[Entries taken from a collection]
------------------------------------------------------------

template <int BN>
__global__ void __launch_bounds__(T3Cfg<BN>::THREADS, 1)
tc3_kernel(const __grid_constant__ CUtensorMap tmA, const __grid_constant__ CUtensorMap tmBhi,
           const __grid_constant__ CUtensorMap tmBlo, const __grid_constant__ CUtensorMap tmA2,
           const __grid_constant__ CUtensorMap tmC, const __grid_constant__ CUtensorMap tmC2,
           const __grid_constant__ CUtensorMap tmM, const __grid_constant__ CUtensorMap tmM2, Tc3Args g) {
  using Cfg = T3Cfg<BN>;
  constexpr int S = Cfg::STAGES, SA = Cfg::SA;
  extern __shared__ uint8_t smem_dyn[];
  uint8_t* smem = smem_dyn + ((1024u - (smem_u32(smem_dyn) & 1023u)) & 1023u);
  uint64_t* bars = reinterpret_cast<uint64_t*>(smem + Cfg::BAR_OFF);
  uint64_t* bar_full = bars;
  uint64_t* bar_empty = bars + S;
  uint64_t* bar_aready = bars + 2 * S;
  uint64_t* bar_mfull = bars + 2 * S + SA;
  uint64_t* bar_mfree = bar_mfull + 2;
  uint64_t* bar_cfull = bar_mfull + 4;
  uint64_t* bar_cfree = bar_mfull + 5;
  uint64_t* bar_mask = bar_mfull + 6;
  uint32_t* tmem_slot = reinterpret_cast<uint32_t*>(bars + Cfg::NBARS);
  const int warp = threadIdx.x >> 5, lane = threadIdx.x & 31;
  const TcTap& tp = g.tap;
  const bool tapA = tp.mode != 0;

  if (warp == 0 && lane == 0) {
    mbar_init(smem_u32(bar_mask), 1);
    for (int s = 0; s < S; ++s) { mbar_init(smem_u32(bar_full + s), 1); mbar_init(smem_u32(bar_empty + s), 2); }
    for (int a = 0; a < SA; ++a) mbar_init(smem_u32(bar_aready + a), 4);
    for (int b = 0; b < 2; ++b) { mbar_init(smem_u32(bar_mfull + b), 1); mbar_init(smem_u32(bar_mfree + b), Cfg::NEPI); }
    mbar_init(smem_u32(bar_cfull), 1);
    mbar_init(smem_u32(bar_cfree), Cfg::NEPI);
    asm volatile("fence.mbarrier_init.release.cluster;" ::: "memory");
  }
  if (warp == 2) {
    asm volatile("tcgen05.alloc.cta_group::1.sync.aligned.shared::cta.b32 [%0], %1;" ::"r"(smem_u32(tmem_slot)),
                 "r"((uint32_t)Cfg::TMEM_COLS) : "memory");
    asm volatile("tcgen05.relinquish_alloc_permit.cta_group::1.sync.aligned;" ::: "memory");
  }
  tc_fence_before();
  __syncthreads();
  tc_fence_after();
  const uint32_t tmem_base = *tmem_slot;

  const int total_tiles = g.m_tiles * g.n_tiles;
  const int tile_step = (int)gridDim.x, tile_first = (int)blockIdx.x;
  const int nkb = g.kb_total;
  const bool ps = g.presplit != 0;
  const bool odd_tail = tapA && !ps && (tp.nslices & 1);

  if (warp == 0) {
    uint32_t it = 0;
    T3_ROLE_BEGIN
    for (int tile = tile_first; tile < total_tiles; tile += tile_step) {
      const int mt = tile / g.n_tiles, nt = tile - mt * g.n_tiles;
      const int m0 = mt * T3_BM, n0 = nt * BN;
      int b0 = 0, y0 = 0;
      const bool ph2 = tapA && mt >= tp.tiles1;
      if (tapA) {
        if (!ph2) { b0 = (mt / tp.tpi) * tp.nb; y0 = (mt % tp.tpi) * tp.ny * tp.sy - tp.py; }
        else { b0 = (mt - tp.tiles1) * tp.nb2; y0 = tp.y2 * tp.sy - tp.py; }
      }
      int cc = 0, kw = 0, kh = 0;
      for (int i = 0; i < nkb; ++i, ++it) {
        const uint32_t s = it % S;
        T3_WAITL(smem_u32(bar_empty + s), ((it / S) & 1) ^ 1, w0);
        const bool load_b = !g.b_resident || it < (uint32_t)S;
        const uint32_t b_tx = load_b ? 2u * Cfg::B_BYTES : 0u;
        if (elect_one()) {
          const uint32_t full = smem_u32(bar_full + s);
          const uint32_t a_dst = smem_u32(smem) + s * Cfg::STAGE_BYTES, bh_dst = a_dst + Cfg::A_BYTES, bl_dst = bh_dst + Cfg::B_BYTES;
          const int k = i * T3_BK;
          if (ps) {
            if (!tapA) {
              mbar_expect_tx(full, Cfg::A_BYTES + b_tx);
              tma_load_2d(&tmA, full, a_dst, k, m0);
              tma_load_2d(&tmM, full, a_dst + Cfg::A_SUB, k, m0);
            } else {
              const uint32_t box = (uint32_t)(ph2 ? tp.rows2 : tp.rows) * 128u;
              mbar_expect_tx(full, 2u * box + b_tx);
              tma_load_4d(ph2 ? &tmA2 : &tmA, full, a_dst, tp.c_off + cc * 64, kw - tp.px, y0 + kh, b0);
              tma_load_4d(ph2 ? &tmM2 : &tmM, full, a_dst + Cfg::A_SUB, tp.c_off + cc * 64, kw - tp.px, y0 + kh, b0);
            }
          } else if (!tapA) {
            mbar_expect_tx(full, Cfg::A_BYTES + b_tx);
            tma_load_2d(&tmA, full, a_dst, k, m0);
            tma_load_2d(&tmA, full, a_dst + Cfg::A_SUB, k + 32, m0);
          } else {
            const bool two = !(odd_tail && i == nkb - 1);
            const uint32_t box = (uint32_t)(ph2 ? tp.rows2 : tp.rows) * 128u;
            mbar_expect_tx(full, (two ? 2u : 1u) * box + b_tx);
            tma_load_4d(ph2 ? &tmA2 : &tmA, full, a_dst, tp.c_off + cc * 32, kw - tp.px, y0 + kh, b0);
            if (two) {
              int cc2 = cc + 1, kw2 = kw, kh2 = kh;
              if (cc2 == tp.cpb) { cc2 = 0; if (++kw2 == tp.KW) { kw2 = 0; ++kh2; } }
              tma_load_4d(ph2 ? &tmA2 : &tmA, full, a_dst + Cfg::A_SUB, tp.c_off + cc2 * 32, kw2 - tp.px, y0 + kh2, b0);
            }
          }
          if (load_b) {
            tma_load_2d(&tmBhi, full, bh_dst, k, n0);
            tma_load_2d(&tmBlo, full, bl_dst, k, n0);
          }
        }
        __syncwarp();
        if (tapA) {
#pragma unroll
          for (int j = 0; j < 2; ++j) {
            if (ps && j == 1) break;
            if (++cc == tp.cpb) { cc = 0; if (++kw == tp.KW) { kw = 0; ++kh; } }
          }
        }
      }
    }
    T3_ROLE_END(0, true);
  } else if (warp == 1 || warp == 3) {
    const bool chunk_role = warp == 1;
    const uint32_t idesc = (1u << 4) | ((uint32_t)(BN >> 3) << 17) | ((uint32_t)(T3_BM >> 4) << 24);
    const uint32_t idesc2 = (1u << 4) | ((uint32_t)((2 * BN) >> 3) << 17) | ((uint32_t)(T3_BM >> 4) << 24);
    const uint32_t smem_base = smem_u32(smem);
    const uint32_t t_corr = tmem_base + Cfg::TM_CORR;
    uint32_t it = 0, ch = 0, tl = 0;
    T3_ROLE_BEGIN
    for (int tile = tile_first; tile < total_tiles; tile += tile_step, ++tl) {
      for (int i = 0; i < nkb; ++i, ++it) {
        const uint32_t s = it % S, a = it % SA;
        const uint32_t buf = ch & 1;
        const bool first_in_chunk = (i % T3_CHUNK) == 0;
        const bool last_in_chunk = (i % T3_CHUNK) == T3_CHUNK - 1 || i == nkb - 1;
        const int ksteps = (odd_tail && i == nkb - 1) ? 2 : 4;
        if (chunk_role) { if (first_in_chunk) T3_WAIT(smem_u32(bar_mfree + buf), ((ch >> 1) & 1) ^ 1, w0); }
        else if (i == 0) T3_WAIT(smem_u32(bar_cfree), (tl & 1) ^ 1, w0);
        if (ps) T3_WAIT(smem_u32(bar_full + s), (it / S) & 1, w1);
        else T3_WAIT(smem_u32(bar_aready + a), (it / SA) & 1, w1);
        tc_fence_after();
        T3_SECTION_BEGIN;
        if (elect_one()) {
          const uint32_t b_hi = smem_base + s * Cfg::STAGE_BYTES + Cfg::A_BYTES, b_lo = b_hi + Cfg::B_BYTES;
          const uint32_t a_hi = tmem_base + Cfg::TM_A + a * 64, a_lo = a_hi + 32;
          const uint64_t dbh0 = umma_desc(b_hi, 16, 1024, 2);
          if (ps) {
            const uint32_t sa_hi = smem_base + s * Cfg::STAGE_BYTES;
            const uint64_t dah0 = umma_desc(sa_hi, 16, 1024, 2), dal0 = umma_desc(sa_hi + Cfg::A_SUB, 16, 1024, 2);
            if (chunk_role) {
              const uint32_t t_main = tmem_base + (buf ? Cfg::TM_MAIN1 : Cfg::TM_MAIN0);
#pragma unroll
              for (int k4 = 0; k4 < 4; ++k4)
                umma_f16_ss(t_main, dah0 + k4 * 2, dbh0 + k4 * 2, Cfg::FOLD ? idesc2 : idesc, (!first_in_chunk || k4 != 0) ? 1u : 0u);
              umma_commit(smem_u32(bar_empty + s));
              if (last_in_chunk) umma_commit(smem_u32(bar_mfull + buf));
            } else {
              const uint64_t dbl0 = umma_desc(b_lo, 16, 1024, 2);
#pragma unroll
              for (int k4 = 0; k4 < 4; ++k4) {
                umma_f16_ss(t_corr, dal0 + k4 * 2, dbh0 + k4 * 2, idesc, (i | k4) != 0 ? 1u : 0u);
                if (!Cfg::FOLD) umma_f16_ss(t_corr, dah0 + k4 * 2, dbl0 + k4 * 2, idesc, 1u);
              }
              umma_commit(smem_u32(bar_empty + s));
              if (i == nkb - 1) umma_commit(smem_u32(bar_cfull));
            }
          } else if (chunk_role) {
            const uint32_t t_main = tmem_base + (buf ? Cfg::TM_MAIN1 : Cfg::TM_MAIN0);
#pragma unroll
            for (int k4 = 0; k4 < 4; ++k4) {
              if (k4 >= ksteps) break;
              umma_f16_ts(t_main, a_hi + k4 * 8, dbh0 + k4 * 2, Cfg::FOLD ? idesc2 : idesc, (!first_in_chunk || k4 != 0) ? 1u : 0u);
            }
            umma_commit(smem_u32(bar_empty + s));
            if (last_in_chunk) umma_commit(smem_u32(bar_mfull + buf));
          } else {
            const uint64_t dbl0 = umma_desc(b_lo, 16, 1024, 2);
#pragma unroll
            for (int k4 = 0; k4 < 4; ++k4) {
              if (k4 >= ksteps) break;
              umma_f16_ts(t_corr, a_lo + k4 * 8, dbh0 + k4 * 2, idesc, (i | k4) != 0 ? 1u : 0u);
              if (!Cfg::FOLD) umma_f16_ts(t_corr, a_hi + k4 * 8, dbl0 + k4 * 2, idesc, 1u);
            }
            umma_commit(smem_u32(bar_empty + s));
            if (i == nkb - 1) umma_commit(smem_u32(bar_cfull));
          }
        }
        __syncwarp();
        T3_SECTION_END(w2);
        if (last_in_chunk) ++ch;
      }
    }
    T3_ROLE_END(chunk_role ? 1 : 2, true);
  } else if (warp >= 4 && warp < Cfg::EPI0) {
    const int q = (warp - 4) & 3, grp = (warp - 4) >> 2;
    const uint32_t t_lane = (uint32_t)(q * 32) << 16;
    float sA, sA_inv;
    t3_scale(__ldg(g.amax_a), sA, sA_inv);
    const bool unit_scale = sA == 1.f;
    const int row = q * 32 + lane;
// ... 32 lines not shown
            }
          }
          if (j == 0) {
            if (it >= (uint32_t)SA) {
              const uint32_t jj = it - SA;
              T3_WAIT(smem_u32(bar_empty + (jj % S)), (jj / S) & 1, w1);
            }
            tc_fence_after();
          }
          tmem_st16(ta + j * 16, hi);
          tmem_st16(ta + 32 + j * 16, lo);
        }
        asm volatile("tcgen05.wait::st.sync.aligned;" ::: "memory");
        tc_fence_before();
        __syncwarp();
        if (lane == 0) mbar_arrive(smem_u32(bar_aready + a));
        T3_SECTION_END(w2);
      }
    }
    T3_ROLE_END(3, warp == 4);
  } else if (warp == 2) {
    if (g.tma_store) {
      const bool masked = g.tma_mask != 0;
      const bool fusedT = tapA && tp.ncls > 1;
      for (int tile = tile_first; tile < total_tiles; tile += tile_step) {
        const int mt = tile / g.n_tiles, nt = tile - mt * g.n_tiles;
        const int m0 = mt * T3_BM, n0 = nt * BN;
        int cy = 0, cb = 0;
        const bool ph2 = tapA && mt >= tp.tiles1;
        if (tapA) {
          cb = ph2 ? (mt - tp.tiles1) * tp.nb2 : (mt / tp.tpi) * tp.nb;
          cy = ph2 ? tp.y2 : (mt % tp.tpi) * tp.ny;
        }
        const uint32_t box_bytes = tapA ? (uint32_t)(ph2 ? tp.rows2 : tp.rows) * 128u : 16384u;
        auto coords = [&](int col, int& c0, int& c1, int& c2, int& c3) {
          c0 = col; c1 = 0; c2 = cy; c3 = cb;
          if (fusedT) {
            const int qq = col / tp.cls_cols;
            c0 = col - qq * tp.cls_cols; c1 = tp.cls_ix[qq]; c2 = tp.out_s * cy + tp.cls_iy[qq];
          }
        };
// ... 61 lines not shown
    float s_pre = 1.f, s_out = sA_inv * sB_inv;
    if (!(s_out >= 1e-30f && s_out <= 1e30f)) { s_pre = sA_inv; s_out = sB_inv; }
    const int r = q * 32 + lane;
    int ryb1 = 0, ryb2 = 0;
    const bool need_off = !g.tma_store || g.bits_out != nullptr || g.bits_in != nullptr;
    const int rx = (tapA && need_off) ? r % tp.Xn : 0;
    if (tapA) {
      const int t1 = r / tp.Xn;
      ryb1 = (t1 % tp.ny) | ((t1 / tp.ny) << 16);
      if (tp.ny2 > 0) ryb2 = (t1 % tp.ny2) | ((t1 / tp.ny2) << 16);
    }
    float* bias_s = reinterpret_cast<float*>(smem + Cfg::BIAS_OFF);
    const int et = e * 32 + lane;
    T3_ROLE_BEGIN
    for (int tile = tile_first; tile < total_tiles; tile += tile_step, ++tl) {
      const int mt = tile / g.n_tiles, nt = tile - mt * g.n_tiles;
      const int m0 = mt * T3_BM, n0 = nt * BN;
      int cy = 0, cb = 0;
      if (tapA) {
        const bool ph2 = mt >= tp.tiles1;
        cb = ph2 ? (mt - tp.tiles1) * tp.nb2 : (mt / tp.tpi) * tp.nb;
        cy = ph2 ? tp.y2 : (mt % tp.tpi) * tp.ny;
      }
      const bool masked = g.tma_store && g.tma_mask;
      float bias_r = 0.f;
      if (g.tma_store && et < BN && g.bias != nullptr && n0 + et < g.N) bias_r = __ldg(g.bias + n0 + et);
      const bool ph2e = tapA && mt >= tp.tiles1;
      const int ryb = ph2e ? ryb2 : ryb1;
      const bool rvalid = tapA ? (r < (ph2e ? tp.rows2 : tp.rows) && cb + (ryb >> 16) < tp.Bn && cy + (ryb & 0xffff) < tp.Yn)
                               : (m0 + r) < g.M;
      const bool fused = tapA && tp.ncls > 1;
// ... 25 lines not shown
          }
          if (inb) mw[p] = __ldg(g.bits_in + (eoff >> 5));
        }
      }
      float acc[Cfg::COLS];
#pragma unroll
      for (int j = 0; j < Cfg::COLS; ++j) acc[j] = 0.f;
      const int nch = (nkb + T3_CHUNK - 1) / T3_CHUNK;
      for (int c = 0; c < nch; ++c, ++ch) {
        const int buf = ch & 1;
        T3_WAITL(smem_u32(bar_mfull + buf), (ch >> 1) & 1, w0);
        tc_fence_after();
#pragma unroll
        for (int j0 = 0; j0 < Cfg::COLS; j0 += 32) {
          float v[32];
          if (Cfg::FOLD && c == 0) {
            tmem_ld32x2(tmem_base + t_lane + (buf ? Cfg::TM_MAIN1 : Cfg::TM_MAIN0) + col0 + j0,
                        tmem_base + t_lane + (buf ? Cfg::TM_MAIN1 : Cfg::TM_MAIN0) + BN + col0 + j0, acc + j0, v);
#pragma unroll
            for (int j = 0; j < 32; ++j) acc[j0 + j] = fmaf(v[j], T3_LO_INV, acc[j0 + j]);
            continue;
          }
          tmem_ld32(tmem_base + t_lane + (buf ? Cfg::TM_MAIN1 : Cfg::TM_MAIN0) + col0 + j0, v);
#pragma unroll
          for (int j = 0; j < 32; ++j) acc[j0 + j] += v[j];
          if (Cfg::FOLD) {
            tmem_ld32(tmem_base + t_lane + (buf ? Cfg::TM_MAIN1 : Cfg::TM_MAIN0) + BN + col0 + j0, v);
#pragma unroll
            for (int j = 0; j < 32; ++j) acc[j0 + j] = fmaf(v[j], T3_LO_INV, acc[j0 + j]);
          }
        }
        tc_fence_before();
        __syncwarp();
        if (lane == 0) mbar_arrive(smem_u32(bar_mfree + buf));
      }
      T3_WAITL(smem_u32(bar_cfull), tl & 1, w1);
      tc_fence_after();
#pragma unroll
      for (int j0 = 0; j0 < Cfg::COLS; j0 += 32) {
        float v[32];
        tmem_ld32(tmem_base + t_lane + Cfg::TM_CORR + col0 + j0, v);
#pragma unroll
        for (int j = 0; j < 32; ++j) acc[j0 + j] = fmaf(v[j], T3_LO_INV, acc[j0 + j]);
      }
      tc_fence_before();
      __syncwarp();
      if (lane == 0) mbar_arrive(smem_u32(bar_cfree));
      if (s_pre != 1.f) {
#pragma unroll
        for (int j = 0; j < Cfg::COLS; ++j) acc[j] *= s_pre;
      }
      T3_SECTION_BEGIN;
      const float neg_slope = g.act == 3 ? 0.f : 0.01f;
      if (!g.tma_store) {
#pragma unroll
        for (int j = 0; j < Cfg::COLS; ++j) acc[j] *= s_out;
      }
      if (g.tma_store) {
        float* stg = reinterpret_cast<float*>(smem + Cfg::STG_OFF) + e * 1024;
        const bool relu = g.act == 1;
        const float slope = g.act == 2 ? 0.01f : 1.f;
        const bool has_bias = g.bias != nullptr;
// ... 210 lines not shown
              }
            }
          }
        }
      }
      T3_SECTION_END(w2);
    }
    T3_ROLE_END(4, warp == Cfg::EPI0);
    if (g.amax_out != nullptr) {
#pragma unroll
      for (int o = 16; o > 0; o >>= 1) run_max = fmaxf(run_max, __shfl_xor_sync(0xffffffffu, run_max, o));
      if (lane == 0 && run_max > 0.f) atomicMax(reinterpret_cast<unsigned int*>(g.amax_out), __float_as_uint(run_max));
    }
  }
  tc_fence_before();
  __syncthreads();
  if (warp == 2) {
    asm volatile("tcgen05.dealloc.cta_group::1.sync.aligned.b32 %0, %1;" ::"r"(tmem_base), "r"((uint32_t)Cfg::TMEM_COLS)
                 : "memory");
  }
}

------------------------------------------------------------

▸ **Exercise description**: The expected answer is an exact copy of the lines above, beginning at the line with "const uint32_t b_tx" and ending at the line with "else if (!tapA)", with both ends in.

▸ **Task solution**:
        const uint32_t b_tx = load_b ? 2u * Cfg::B_BYTES : 0u;
        if (elect_one()) {
          const uint32_t full = smem_u32(bar_full + s);
          const uint32_t a_dst = smem_u32(smem) + s * Cfg::STAGE_BYTES, bh_dst = a_dst + Cfg::A_BYTES, bl_dst = bh_dst + Cfg::B_BYTES;
          const int k = i * T3_BK;
          if (ps) {
            if (!tapA) {
              mbar_expect_tx(full, Cfg::A_BYTES + b_tx);
              tma_load_2d(&tmA, full, a_dst, k, m0);
              tma_load_2d(&tmM, full, a_dst + Cfg::A_SUB, k, m0);
            } else {
              const uint32_t box = (uint32_t)(ph2 ? tp.rows2 : tp.rows) * 128u;
              mbar_expect_tx(full, 2u * box + b_tx);
              tma_load_4d(ph2 ? &tmA2 : &tmA, full, a_dst, tp.c_off + cc * 64, kw - tp.px, y0 + kh, b0);
              tma_load_4d(ph2 ? &tmM2 : &tmM, full, a_dst + Cfg::A_SUB, tp.c_off + cc * 64, kw - tp.px, y0 + kh, b0);
            }
          } else if (!tapA) {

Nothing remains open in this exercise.